Comment: We already have a fantastic diplomatic corps, but I am willing to look into how awareness can be improved. I will definitely read the Norwegian Action Plan. We always feel a bit triggered when the Norwegians are moving ahead of us.
f. “Update EU guidelines: The EU Guidelines on Human Rights Defenders turns 10 this year. Kvinna to Kvinna suggest that Sweden should invite the EU Special Representative for Human Rights, Stavros Lambrinidis. The purpose would be to update the guidelines with a gender perspective in accordance with UN General Assembly resolution “Protecting Women Human Rights”.
Comment: I cannot make such a promise here, but the idea to invite Stavros Lambrinidis need to update the guidelines is noted. And in such a discussion I am sure that Asma Jahangir, who is here with us today, would have valuable comments.
* * *
In addition, Kvinna till Kvinna have two proposals that I will need to reflect on further.
One is about security and the need for legislation to be reviewed and adapted to the new times we live in. As I mentioned earlier, much of the threats and violence against femdefenders today take place over the internet.

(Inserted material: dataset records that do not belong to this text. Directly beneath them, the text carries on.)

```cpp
struct BnDxCoef {
  f32x4 k0, k1, k2, mu, is;
};
__device__ __forceinline__ BnDxCoef bn_dx_coef(const float* __restrict__ coef, const float* __restrict__ mean,
                                               const float* __restrict__ invstd, int C, int c) {
  return {reinterpret_cast<const f32x4*>(coef)[c], reinterpret_cast<const f32x4*>(coef + C)[c],
          reinterpret_cast<const f32x4*>(coef + 2 * C)[c], reinterpret_cast<const f32x4*>(mean)[c],
          reinterpret_cast<const f32x4*>(invstd)[c]};
}
template <bool PK>
__device__ __forceinline__ f32x4 bn_dx_store(const BnDxCoef& k, const f32x4 g, const f32x4 xv, float* __restrict__ dx, size_t i,
                                             float pk_inv) {
  const f32x4 xh = (xv - k.mu) * k.is;
  const f32x4 out = k.k0 * (g - k.k1 - xh * k.k2);
  if constexpr (PK) {
    reinterpret_cast<u32x4*>(dx)[i] = pack_hl4(out, pk_inv);
  } else {
    reinterpret_cast<f32x4*>(dx)[i] = out;
  }
  return out;
}
template <bool PK>
__global__ __launch_bounds__(256) void bn_bwd_apply_kernel(const float* __restrict__ dy, const float* __restrict__ x,
                                                           const float* __restrict__ y, const float* __restrict__ mean,
                                                           const float* __restrict__ invstd,
                                                           const float* __restrict__ coef,
                                                           const float* __restrict__ gamma,
                                                           const float* __restrict__ beta, float* __restrict__ dx,
                                                           size_t n4, int C, int relu, uint32_t* __restrict__ amax,
                                                           const uint32_t* __restrict__ bits = nullptr) {
  const size_t base = (size_t)bn_blk() * 256;
  const size_t i = base + threadIdx.x;
  const bool valid = i < n4;
  f32x4 out = {0.f, 0.f, 0.f, 0.f};
  float pk_inv = 1.f;
  if constexpr (PK) pk_inv = op_scale(amax[0]).inv;
// ... 136 lines not shown
}

static void launch_bn_bwd_final_sets(hipStream_t st, const BnBwdFinalSet& a, const BnBwdFinalSet* b, int nblk, int C,
                                     int64_t rows) {
  const dim3 grid((C + kFinCh - 1) / kFinCh, b ? 2 : 1);
  const double inv_rows = 1.0 / (double)rows;
  if (b) hipLaunchKernelGGL(bn_bwd_final_kernel<2>, grid, dim3(256), 0, st, BnFinalSets<BnBwdFinalSet, 2>{{a, *b}}, nblk, C, inv_rows);
  else hipLaunchKernelGGL(bn_bwd_final_kernel<1>, grid, dim3(256), 0, st, BnFinalSets<BnBwdFinalSet, 1>{{a}}, nblk, C, inv_rows);
}
void launch_bn_bwd_final(hipStream_t st, const float* partial, int nblk, int C, int64_t rows, const float* gamma,
                         const float* invstd, float* dgamma, float* dbeta, float* coef, int train, uint32_t* amax,
                         const float* pmax) {
  const BnBwdFinalSet s = {partial, gamma, invstd, dgamma, dbeta, coef, train ? 1 : 0, amax, pmax};
  launch_bn_bwd_final_sets(st, s, nullptr, nblk, C, rows);
}

static void launch_bn_apply(hipStream_t st, bool pack, const float* x, const float* residual, const float* scale_shift,
                            float* y, int64_t rows, int C, uint32_t flags, uint32_t* amax, uint32_t* relu_bits = nullptr,
                            const float* scale_shift_b = nullptr) {
  const size_t n4 = (size_t)rows * C / 4;
  const int relu = (flags & EVK_BN_RELU) ? 1 : 0;
  auto launch = [&](auto kernel) {
    hipLaunchKernelGGL(kernel, dim3(oneshot_grid(n4)), dim3(256), 0, st, x, residual, scale_shift, scale_shift_b, y, n4, C, relu,
                       amax, relu_bits);
  };
  if (scale_shift_b) launch(bn_apply_kernel<false, true>);
  else if (pack) launch(bn_apply_kernel<true, false>);
  else launch(bn_apply_kernel<false, false>);
}

// ... 441 lines not shown
```

### ever_amd/csrc/bn_common.hpp

```cpp
#pragma once
#include "x3_common.hpp"

namespace evk {

__device__ __forceinline__ unsigned bn_blk() { return gridDim.x - 1u - blockIdx.x; }

__device__ __forceinline__ int bn_fin_group() { return xcd_remap((int)blockIdx.x, (int)gridDim.x); }

__device__ __forceinline__ f32x4 bn_ld(const float* p, size_t i) {
  return __builtin_nontemporal_load(reinterpret_cast<const f32x4*>(p) + i);
}

constexpr int kMaxStatBlocks = 2048;

__device__ __forceinline__ void zero_amax(uint32_t* __restrict__ amax) {
  if (amax && blockIdx.x == 0 && threadIdx.x < kAmaxSlots) amax[threadIdx.x * kAmaxStride] = 0;
}

struct BnPlan {
  int nblk;
  int64_t rows_per_blk;
  int tpc, rl;
};
inline BnPlan bn_plan(int64_t rows, int C, int64_t per_override = 0, int64_t cap_override = 0) {
// ... 11 lines not shown
  int64_t rpb = (rows + nb - 1) / nb;
  rpb = ((rpb + p.rl - 1) / p.rl) * p.rl;
  p.rows_per_blk = rpb;
  p.nblk = (int)((rows + rpb - 1) / rpb);
  return p;
}

inline void bn_quad_split(int64_t rows, const BnPlan& pl, int& nblk, int& qpb) {
  const int quads = (int)(rows / 4);
  qpb = (quads + pl.nblk - 1) / pl.nblk;
  qpb = ((qpb + pl.rl - 1) / pl.rl) * pl.rl;
  nblk = (quads + qpb - 1) / qpb;
}

inline unsigned oneshot_grid(size_t n4) { return (unsigned)((n4 + 255) / 256); }

struct BnWorkspace {
  float *partial, *coef, *pmax;
  static size_t bytes(int C) { return ((size_t)kMaxStatBlocks * 4 * C + 8 * (size_t)C) * sizeof(float); }
  BnWorkspace(void* ws, int C)
      : partial((float*)ws), coef(partial + (size_t)kMaxStatBlocks * 2 * C), pmax(coef + 8 * (size_t)C) {}
};

inline int bn_check(const char* what, int64_t rows, int32_t C, const void* ws, size_t ws_bytes, size_t need) {
  EVK_REQUIRE(rows > 0 && C > 0 && C % 4 == 0 && C <= 2048, EVK_E_UNSUPPORTED, "%s: rows=%lld C=%d", what, (long long)rows,
              C);
  EVK_REQUIRE(!need || (ws && ws_bytes >= need), EVK_E_WORKSPACE, "%s: workspace too small", what);
  return EVK_OK;
}

// ... 105 lines not shown
  for (int o = 32; o > 0; o >>= 1) m = max(m, (uint32_t)__shfl_xor((int)m, o, 64));
  if ((threadIdx.x & 63) == 0) red[threadIdx.x >> 6] = m;
  __syncthreads();
  if (threadIdx.x == 0) {
    const uint32_t t = max(max(red[0], red[1]), max(red[2], red[3]));
    if (t) atomicMax(&amax[(blockIdx.x & (kAmaxSlots - 1)) * kAmaxStride], t);
  }
}

void launch_parts_final(hipStream_t st, const float* parts, int nparts, int C, double rows, const float* gamma,
                        const float* beta, float* running_mean, float* running_var, float momentum, float eps,
                        float* save_mean, float* save_invstd, float* scale_shift, uint32_t* amax, int pack);
void launch_bn_bwd_final(hipStream_t st, const float* partial, int nblk, int C, int64_t rows, const float* gamma,
                         const float* invstd, float* dgamma, float* dbeta, float* coef, int train, uint32_t* amax,
                         const float* pmax);

}
```

### ever_amd/csrc/relation.hip

```cpp
#include "stream_common.hpp"

namespace evk {
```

The second proposal regards the establishment of a system that could provide femdefenders with temporary visas and temporary residence permits. In addition, Kvinna till Kvinna propose that the Government should give the Migration Board the task of developing administrators’ expertise. The focus should be on sexual violence and trafficking, but also the specific threat against women’s rights defenders.
Again, I have noted the ideas and I look forward to discussing them further, both with you and with my colleagues in the Government.
* * *
I started by saying that November might be dark in Sweden, and that we need to give each other hope. One person who can inspire us all is the Swedish feminist and author Elin Wägner. She once made a very accurate comparison that is also very fitting on a November morning. She compared values and ideals to old-fashion bicycle lights: They don’t light up until you pedal forwards.
I will remember Wägner’s words when I move forward in order to implement a feminist foreign policy. In all my work as a foreign minister, our policies must be built on the idea of gender equality. It’s about having a foreign policy for 100 per cent of the world’s population. It’s about never accepting a world in which violence against women is the number one cause of death and disability among women.
So let’s listen to Elin Wägner. November might be dark in Sweden, and developments in many parts of the world are worrying. Therefore we have to move on. Let us listen to our values and strive forward together.
In that way, millions of lights will light up the world.